すぐ近くに薄っすらと見えた木に移動して、その根元を掘り始めた。木の周囲は雪が積もりにくいため掘るのは容易であるし、下が地面であるのは確実だからだろう。
聞くでもなく、寒さで足踏みしながら私は理由を考えた。四角く切り取るようにしてすくった雪を積み上げ、マウントの形が見えてきたとき――
「うわっ」
誰のものか、驚愕に慄く悲鳴。そして暴れながら雪の下から飛び出てきたのは、巨大なドラゴンだった。長い首、強靭そうな顎、そして鋭い鉤爪に体が凍りついたように固まってしまう。
「アルミナ様!」
シュナイダー卿が私を突き飛ばし、そのすぐ近くをドラゴンが吐いた強烈な火炎が通り過ぎた。

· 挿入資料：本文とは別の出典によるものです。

static bool refine_splittable(const smk_ctx *c, int B) {
    return kdtype(c->dtype) == DT_F16 && g_tune.chain && g_tune.merge && (g_tune.merge == 2 || B <= g_tune.merge_max_batch);
}
static int seq_refine(smk_ctx *c, StepRec &rec, int B, float *out, hipStream_t s, int part = 0) {
    const int *pos = c->pos_dev;
    Act corr = ACT(c, T_CORR);
    Act p0 = ACT(c, T_P0), p1 = ACT(c, T_P1), p2 = ACT(c, T_P2);
    ConvOpt r3; r3.pad = 1; r3.relu = 1;
    ConvOpt w2 = r3; w2.win = true; w2.Hl = w2.Wl = 15; w2.pos = pos; w2.pos_mul = 1; w2.pos_add = -4;
    ConvOpt w1 = r3; w1.win = true; w1.Hl = w1.Wl = 31; w1.pos = pos; w1.pos_mul = 2; w1.pos_add = -8;
    ConvOpt w0 = r3; w0.win = true; w0.Hl = w0.Wl = 61; w0.pos = pos; w0.pos_mul = 4; w0.pos_add = -16;
    Act d = ACT(c, T_RF_D);
    Act d1 = d;
    d1.H = d1.W = 1; d1.C = d.H * d.W * d.C;
    ConvOpt od; od.win = true; od.Hl = od.Wl = 1; od.pos = pos; od.pos_mul = 1; od.cin_off = branch_off(c, 2);
    Act v2a = ACT(c, T_RF_V2A), v1a = ACT(c, T_RF_V1A), v0a = ACT(c, T_RF_V0A);
    const bool merged = (!c->prof || c->prof_merge) && g_tune.merge && (g_tune.merge == 2 || B <= g_tune.merge_max_batch);
    if (merged && part != 2) {
        w2.tile_code = 4;
        if (g_tune.rf_wreg & 1) w2.wreg = w1.wreg = w0.wreg = od.wreg = ((g_tune.rf_wreg >> 4) & 15) ? ((g_tune.rf_wreg >> 4) & 15) : 3;
        CHK(run_conv_jobs(c, {{"v2.0", &p2, &v2a, w2}, {"v1.0", &p1, &v1a, w1}, {"v0.0", &p0, &v0a, w0},
                              {"deconv", &corr, &d1, od}}, B, 0, s));
    } else if (part != 2) {
        CHK(run_conv(c, "deconv", corr, &d1, B, od, s));
    }
    if (kdtype(c->dtype) == DT_F16 && g_tune.chain) {
        if (!merged && part != 2) {
            CHK(run_conv(c, "v2.0", p2, &v2a, B, w2, s));
            CHK(run_conv(c, "v1.0", p1, &v1a, B, w1, s));
            CHK(run_conv(c, "v0.0", p0, &v0a, B, w0, s));
        }
        Act V2 = ACT(c, T_RF_S2), V1 = ACT(c, T_RF_S1), V0 = ACT(c, T_RF_S0);
        ConvOpt r3l = r3;
        r3l.tile_code = g_tune.rf_tile2;
        ConvOpt r3w = r3;
        if ((g_tune.rf_wreg & 2) && merged) r3l.wreg = r3w.wreg = ((g_tune.rf_wreg >> 8) & 15) ? ((g_tune.rf_wreg >> 8) & 15) : 3;
        if (part != 2) CHK(run_conv_jobs(c, {{"v2.2", &v2a, &V2, r3l}, {"v1.2", &v1a, &V1, r3w}, {"v0.2", &v0a, &V0, r3w}}, B, 0, s));
        if (part == 1) return 0;
        static const char *ids[9] = {"h2.0", "h2.2", "post0", "h1.0", "h1.2", "post1", "h0.0", "h0.2", "post2"};
        static const int geo[9][3] = {{225, 32, 32}, {225, 32, 32}, {961, 32, 16}, {961, 16, 16}, {961, 16, 16},
                                      {3721, 16, 4}, {3721, 4, 4}, {3721, 4, 4}, {16129, 4, 1}};
        RefineChainParams rp;
        double flop = 0.0, wbytes = 0.0;
        for (int i = 0; i < 9; ++i) {
            auto it = c->conv.find(ids[i]);
            if (it == c->conv.end()) return fail(SMK_E_STATE, "internal: conv %s not packed", ids[i]);
            const PackedConv &pc = it->second;
            if (pc.k != 3 || pc.groups != 1 || pc.Ci < geo[i][1] || pc.N != geo[i][2])
                return fail(SMK_E_STATE, "internal: conv %s does not have the Refine geometry", ids[i]);
            rp.L[i] = RefineChainLayer{pc.w, pc.bias, pc.Kpad, pc.Ci};
            flop += 2.0 * B * geo[i][0] * 9.0 * geo[i][1] * geo[i][2];
            wbytes += 2.0 * 9.0 * geo[i][1] * geo[i][2];
// ... 502 lines not shown
    } else {
        HIPCHK(hipMemcpyAsync(c->pos_dev, pos, sizeof(int) * 2 * B, hipMemcpyDeviceToDevice, s));
    }
    GraphKey key{2, B, c->parity_now, {out}};
    StepRec rec;
    return run_maybe_graph(c, key, s, rec, [&](hipStream_t st) { return seq_refine(c, rec, B, out, st); });
}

聖女の守りは発動してるはずだけど、雪の下で眠っていたドラゴンをシャベルで起こしてしまったらしい。熱風で頬がチリチリした。
「アルミナ様?!」
今度はクライン卿が叫んだ。何だろう、と思ったときには背筋がぞわりとした。地面が、崩れ落ちている。
視界が急速に流れ、舞い上がった雪に白く染まる。雪山を登りながら、話には聞いていた雪庇だ。地面と思ったところは雪でできた出っ張りに過ぎなかった。落ちながら何かに掴まろうと伸ばした私の手が、ぐんっと強く引っ張られる。
離れてはいけない気がして、必死に手に力を込めた。ひとりは嫌だ。目の前を埋め尽くす雪に押し流され、息もままならない中、私は必死にもがいた。口の中に雪が入ってきて、吐き出したり、飲み込んだりしながらどうにか呼吸を続けた。